_Task item:_ Answer with a bare number: the count of lines in the records below that have the word "ahead".

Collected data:
template <int WM, int WN, int NS, class TO, int FN = 4, int EK = EK_ANY, bool KT = false, int BKS = 64, int FM = 4>
__global__ __launch_bounds__(WM* WN * 64) __attribute__((amdgpu_waves_per_eu(BKS == 32 ? 4 : 1, BKS == 32 ? 4 : 8))) void gemm_bf16_dma_kernel(const bf16_t* __restrict__ A, int64_t lda, const bf16_t* __restrict__ B,
                                                                     int64_t ldb, TO* __restrict__ D, int64_t ldd, int64_t M, int64_t N,
                                                                     int64_t K, int tiles_n, int ntiles, int64_t k_per_split,
                                                                     float* __restrict__ slabs, Epi epi, int vecD) {
    constexpr int NW = WM * WN;
    constexpr int BM = WM * FM * 16, BN = WN * FN * 16;
    static_assert(FN % 2 == 0, "column fragments come in pairs (eight consecutive columns per lane)");
    static_assert(BKS == 64 || (BKS == 32 && !KT), "ring stages hold 64 or 32 K elements; the 32 form has no K tail");
    constexpr int RB = BKS * 2;
    constexpr int CPR = BKS / 8;
    constexpr int RPP = 1024 / RB;
    constexpr int PIECES = (BM + BN) / RPP;
    constexpr int PPW = PIECES / NW;
    static_assert(PIECES % NW == 0, "stage pieces must divide over the wavefronts");
    constexpr int STAGE = (BM + BN) * RB;
    extern __shared__ __attribute__((aligned(1024))) char smem[];

    const int tid = threadIdx.x, lane = tid & 63, wid = tid >> 6;
    const int wm = wid / WN, wn = wid % WN;
    if (gridDim.z > 1) {
        A += epi.off_a(blockIdx.z);
        B += epi.off_b(blockIdx.z);
        D += epi.off_d(blockIdx.z);
    }
    int t, ksplit;
    tile_and_split(ntiles, t, ksplit);
    const int64_t m0 = (int64_t)(t / tiles_n) * BM, n0 = (int64_t)(t % tiles_n) * BN;
    const int64_t kbeg = (int64_t)ksplit * k_per_split;
    const int64_t kend = (kbeg + k_per_split < K) ? kbeg + k_per_split : K;
    const int nk = KT ? (int)((kend - kbeg + 63) / 64) : (int)((kend - kbeg) / BKS);
    const int tail_chunks = KT ? (int)(((kend - kbeg) & 63) >> 3) : 0;

    const bf16_t* src[PPW];
    bool beyond[PPW];
    auto point = [&](int64_t pm0, int64_t pn0) {
        const int rsub = lane / CPR;
#pragma unroll
        for (int p = 0; p < PPW; ++p) {
            const int r = (wid + p * NW) * RPP + rsub;
            if (r < BM) {
                int64_t row = pm0 + r;
                row = row < M ? row : M - 1;
                const int ch = (lane & (CPR - 1)) ^ (BKS == 64 ? (r & 7) : key32(r >> 2));
                src[p] = A + row * lda + kbeg + ch * 8;
                beyond[p] = ch >= tail_chunks;
            } else {
                const int rb = r - BM;
                int64_t row = pn0 + rb;
                row = row < N ? row : N - 1;
                const bf16_t* Bg = epi.b_group_rows > 0 ? B + (pm0 / epi.b_group_rows) * epi.b_group_stride : B;
                const int ch = (lane & (CPR - 1)) ^ (BKS == 64 ? b_key(rb) : key32(rb >> 3));
                src[p] = Bg + row * ldb + kbeg + ch * 8;
                beyond[p] = ch >= tail_chunks;
            }
        }
    };
    point(m0, n0);
    auto issue = [&](int stage, int kstep) {
        if (KT && tail_chunks != 0 && kstep == nk - 1) {
#pragma unroll
            for (int p = 0; p < PPW; ++p) {
                const bf16_t* s = beyond[p] ? reinterpret_cast<const bf16_t*>(dma_zero_chunk) : src[p];
                __builtin_amdgcn_global_load_lds((glb_void_ptr)s, (lds_void_ptr)(smem + stage * STAGE + (wid + p * NW) * 1024), 16, 0, 0);
                src[p] += 64;
            }
            return;
        }
#pragma unroll
        for (int p = 0; p < PPW; ++p) {
            __builtin_amdgcn_global_load_lds((glb_void_ptr)src[p], (lds_void_ptr)(smem + stage * STAGE + (wid + p * NW) * 1024), 16, 0, 0);
            src[p] += BKS;
        }
    };

    f32x4 acc[FM][FN];

    const int g = lane >> 4, c15 = lane & 15;
    const int a_sw = (BKS == 64 ? (g ^ (lane & 7)) : (g ^ key32(c15 >> 2))) * 16;
    const int a_off = (wm * (FM * 16) + c15) * RB;
    const int b_row0 = wn * (FN * 16) + 8 * (c15 >> 2) + (c15 & 3);
    const int b_sw = (BKS == 64 ? (g ^ b_key(b_row0)) : (g ^ key32(c15 >> 2))) * 16;
    const int b_off = BM * RB + b_row0 * RB;

    auto compute = [&](int stage) {
        const char* sa = smem + stage * STAGE + a_off;
        const char* sb = smem + stage * STAGE + b_off;
#pragma unroll
        for (int ks = 0; ks < BKS / 32; ++ks) {
            bf16x8 af[FM], bfr[FN];
#pragma unroll
            for (int i = 0; i < FM; ++i) af[i] = *reinterpret_cast<const bf16x8*>(sa + i * 16 * RB + (a_sw ^ (ks * 64)));
#pragma unroll
            for (int j = 0; j < FN; ++j) bfr[j] = *reinterpret_cast<const bf16x8*>(sb + ((j >> 1) * 32 + (j & 1) * 4) * RB + (b_sw ^ (ks * 64)));
#pragma unroll
            for (int i = 0; i < FM; ++i)
#pragma unroll
                for (int j = 0; j < FN; ++j) acc[i][j] = __builtin_amdgcn_mfma_f32_16x16x32_bf16(bfr[j], af[i], acc[i][j], 0, 0, 0);
        }
    };
#pragma unroll
    for (int i = 0; i < FM; ++i)
#pragma unroll
        for (int j = 0; j < FN; ++j) acc[i][j] = f32x4{0.f, 0.f, 0.f, 0.f};
    if (NS == 2) {
        issue(0, 0);
        for (int kt = 0; kt < nk; ++kt) {
            const int stage = kt & 1;
            if (kt + 1 < nk) {
                issue(stage ^ 1, kt + 1);
                asm volatile("s_waitcnt vmcnt(%0)" ::"n"(PPW) : "memory");
            } else {
                asm volatile("s_waitcnt vmcnt(0)" ::: "memory");
            }
            __builtin_amdgcn_s_barrier();
            asm volatile("" ::: "memory");
            compute(stage);
            asm volatile("s_waitcnt lgkmcnt(0)" ::: "memory");
            __builtin_amdgcn_s_barrier();
            asm volatile("" ::: "memory");
        }
    } else {
#pragma unroll
        for (int p = 0; p < NS - 1; ++p)
            if (p < nk) issue(p, p);
        int stage = 0, fill = (NS - 1) % NS;
        for (int kt = 0; kt < nk; ++kt) {
            const int ahead = nk - 1 - kt;
            if (ahead >= NS - 2) asm volatile("s_waitcnt vmcnt(%0)" ::"n"((NS - 2) * PPW) : "memory");
            else if (NS > 3 && ahead == 1) asm volatile("s_waitcnt vmcnt(%0)" ::"n"(PPW) : "memory");
            else asm volatile("s_waitcnt vmcnt(0)" ::: "memory");
            asm volatile("s_waitcnt lgkmcnt(0)" ::: "memory");
            __builtin_amdgcn_s_barrier();
            asm volatile("" ::: "memory");
            if (kt + NS - 1 < nk) issue(fill, kt + NS - 1);
            compute(stage);
            stage = stage + 1 == NS ? 0 : stage + 1;
            fill = fill + 1 == NS ? 0 : fill + 1;
        }
        asm volatile("s_waitcnt lgkmcnt(0)" ::: "memory");
        __builtin_amdgcn_s_barrier();
        asm volatile("" ::: "memory");
    }
    const bool split = slabs != nullptr;
    float* const slab = split ? slabs + (int64_t)ksplit * M * N : nullptr;
#pragma unroll
    for (int i = 0; i < FM; ++i) {
        const int64_t m = m0 + wm * (FM * 16) + i * 16 + c15;
#pragma unroll
        for (int h = 0; h < FN / 2; ++h) {
            const int64_t n = n0 + wn * (FN * 16) + 32 * h + 8 * g;
            if (m < M && n < N) {
                float v[8];
#pragma unroll
                for (int u = 0; u < 8; ++u) v[u] = acc[i][2 * h + (u >> 2)][u & 3];
                if (split) {
                    float* dst = slab + m * N + n;
                    *reinterpret_cast<float4*>(dst) = *reinterpret_cast<const float4*>(v);
                    *reinterpret_cast<float4*>(dst + 4) = *reinterpret_cast<const float4*>(v + 4);
                } else {
                    const Epi ek = epi_known<EK>(epi);
                    EpiPrefetch<TO> pf;
                    pf.load(ek, m, n, D, ldd);
                    epi_finish8<TO>(ek, v, pf, m, n, D, ldd);
                }
            }
        }
    }
}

_Reply to the task:_ 3